It's what's inside that matters: Locking up proteins enables cancer metastasis
Researchers from Tokyo Medical and Dental University (TMDU) discover a novel mechanism by which claudin-1 contributes to the progression of tongue squamous cell carcinoma
While it is known that most cancers try to grow and spread to the rest of the body, for many cancers it is unclear how they actually achieve taking over the host's body. In a new study published in Cancer Science, researchers from Tokyo Medical and Dental University (TMDU) revealed a novel mechanism by which tongue squamous cell carcinoma (TSCC) exploits a protein whose task actually is to keep the tissue together.
A group of cells, also called tissue, is held together by a number of proteins that form a complex called tight junctions on the cell surface. Their function is to provide stability to the tissue as well as to prevent leakage of transported solutes and water by ensuring that molecules only pass through, and not between, the cells. One of the proteins that is part of tight junctions is claudin-1. Several studies have shown that claudin-1 plays an important role in several cancers, such as oral, gastric, liver and colon cancer.
"The amount of claudin-1 that a cancer makes has not been shown to correlate with how malignant that cancer is," says corresponding author of the study Miki Hara-Yokoyama. "The goal of our study was to understand at the molecular level how claudin-1 is involved in cancer progression."

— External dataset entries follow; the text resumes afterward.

## Files before the change

microservice-matchmaking_b200/csrc/mm_common.cuh:

```cuda
#pragma once
#include <cuda_runtime.h>
#include <stdint.h>

#include "../../include/mm_engine.h"

namespace mm {

constexpr int kBlock = 512;
constexpr uint32_t kTile = 2048;
constexpr uint32_t kMaxRows = 2048;
constexpr uint32_t kMaxStages = 4;
constexpr uint32_t kTileBytes = kTile * (8 + 2);
constexpr uint32_t kMaxSegs = MM_MAX_GROUPS * MM_MAX_MODES;
constexpr uint32_t kChunkHist = 256;
constexpr uint32_t kFastBins = 255;
constexpr uint64_t kEmptyKey = 0xFFFFFFFFFFFFFFFFull;
constexpr uint64_t kTombKey = 0xFFFFFFFFFFFFFFFEull;
constexpr uint64_t kFreeVal = 0xFFFFFFFFFFFFFFFFull;
constexpr uint64_t kPending = 0x8000000000000000ull;
constexpr uint32_t kGenMask = 0x7FFFFFFFu;

struct PoolView {
  uint64_t* id;
  int32_t* rating;
  uint8_t* mode;
  uint8_t* tsize;
  uint32_t* ts;
  uint16_t* bin;
  uint32_t* seq;
};
struct PoolMeta {
  uint32_t* fill;
  uint32_t* chunk_tab;
  uint32_t* bump;
  uint32_t* tot;
  uint32_t* chist;
  uint32_t max_ch;
};

struct BinMap {
  const uint16_t* lut;
  int32_t key_lo;
  uint32_t KR;
  uint32_t stride;
  uint32_t K;
};

struct SegInfo {
  uint32_t n;
  uint32_t n_lobbies;
  uint32_t member_base;
  uint32_t lobby_base;
  uint32_t left_base;
  uint32_t new_chunk;
  uint32_t n_left;
  uint32_t reserved;
};

struct TickCtr {
  uint32_t gbar;
  uint32_t done;
  uint32_t n_lobbies, n_matched, n_alive, n_dead, n_resid;
  uint32_t n_tiles;
  uint32_t heavy;
  uint32_t chist_bad;
  unsigned long long t[12];
};

struct Geo {
  uint32_t T0[kMaxSegs + 1];
  uint32_t NT, tpr, n_segs, max_rows;
};

struct ActiveView {
  unsigned long long* kv;
  uint64_t mask;
  uint64_t dcap;
  __device__ __forceinline__ bool on() const { return mask != 0 || dcap != 0; }
  __device__ __forceinline__ unsigned long long* key(uint64_t h) const { return kv + 2 * h; }
  __device__ __forceinline__ unsigned long long* val(uint64_t h) const { return dcap ? kv + h : kv + 2 * h + 1; }
};

__device__ __forceinline__ uint64_t hash64(uint64_t x) {
  x ^= x >> 33; x *= 0xFF51AFD7ED558CCDull; x ^= x >> 33; x *= 0xC4CEB9FE1A85EC53ull; x ^= x >> 33;
  return x;
}
__device__ __forceinline__ uint64_t act_find(const ActiveView& a, uint64_t pid) {
  if (a.dcap) return pid < a.dcap ? pid : ~0ull;
  if (pid >= kTombKey) return ~0ull;
  uint64_t h = hash64(pid) & a.mask;
  for (uint64_t probe = 0; probe <= a.mask; ++probe) {
    const unsigned long long k = *a.key(h);
    if (k == pid) return h;
    if (k == kEmptyKey) return ~0ull;
    h = (h + 1) & a.mask;
  }
  return ~0ull;
}

__device__ __forceinline__ uint64_t policy_evict_first() {
  uint64_t p;
  asm volatile("createpolicy.fractional.L2::evict_first.b64 %0, 1.0;" : "=l"(p));
  return p;
}
__device__ __forceinline__ uint64_t policy_evict_last() {
  uint64_t p;
  asm volatile("createpolicy.fractional.L2::evict_last.b64 %0, 1.0;" : "=l"(p));
  return p;
}
__device__ __forceinline__ void st_hint_u64(uint64_t* a, uint64_t v, uint64_t pol) {
  asm volatile("st.global.L2::cache_hint.u64 [%0], %1, %2;" ::"l"(a), "l"(v), "l"(pol) : "memory");
}

__device__ __forceinline__ uint32_t smem_u32(const void* p) { return (uint32_t)__cvta_generic_to_shared(p); }
__device__ __forceinline__ void mbar_init(uint64_t* bar, uint32_t count) {
  asm volatile("mbarrier.init.shared::cta.b64 [%0], %1;" ::"r"(smem_u32(bar)), "r"(count) : "memory");
}
__device__ __forceinline__ void mbar_fence_init() { asm volatile("fence.mbarrier_init.release.cluster;" ::: "memory"); }
__device__ __forceinline__ void mbar_expect_tx(uint64_t* bar, uint32_t bytes) {
// ... 169 lines not shown
```

microservice-matchmaking_b200/csrc/mm_engine.cu:

```cuda
#include <cuda_runtime.h>

#include <algorithm>
#include <cstdio>
#include <cstdlib>
#include <cstring>
#include <mutex>
#include <new>
#include <vector>

#include "mm_kernels.cuh"

using namespace mm;

namespace {

struct Pool {
  PoolView v{};
  PoolMeta m{};
  uint32_t n = 0;
};

struct Table {
  unsigned long long* kv = nullptr;
};

}
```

To achieve their goal, the researchers investigated specimens from patients with TSCC for the amount of claudin-1 produced by the cancer, as well as where in the cancer cell the protein is located. Given that claudin-1s are part of tight junctions, one might expect that they are naturally localized to the cell surface. It turns out it is not that simple.
"We know that localization is a key determinant of protein function. So we wanted to know if the localization of claudin-1 was connected to the progression of TSCC," says lead author of the study Daisuke Yamamoto.
The researchers found that although the total amount of claudin-1 in TSCC cells and the invasiveness of the cancer were not associated, the amount of claudin-1 localized to the interior of the cell increased with the degree of cervical lymph node metastasis. They then isolated cells from TSCC and showed that when claudin-1 is locked within the cells or when the cells are entirely depleted of claudin-1, the cancer cells become more migratory.
"These are striking results that show how cancer cells break free from a tissue and increase their motility to invade lymph nodes and other organs of the body," says Hara-Yokoyama. "Invasive cancers that are capable of spreading and disabling vital organ functions are often very difficult to contain. Our findings could offer a novel therapy to prevent cancers from progressing and metastasizing."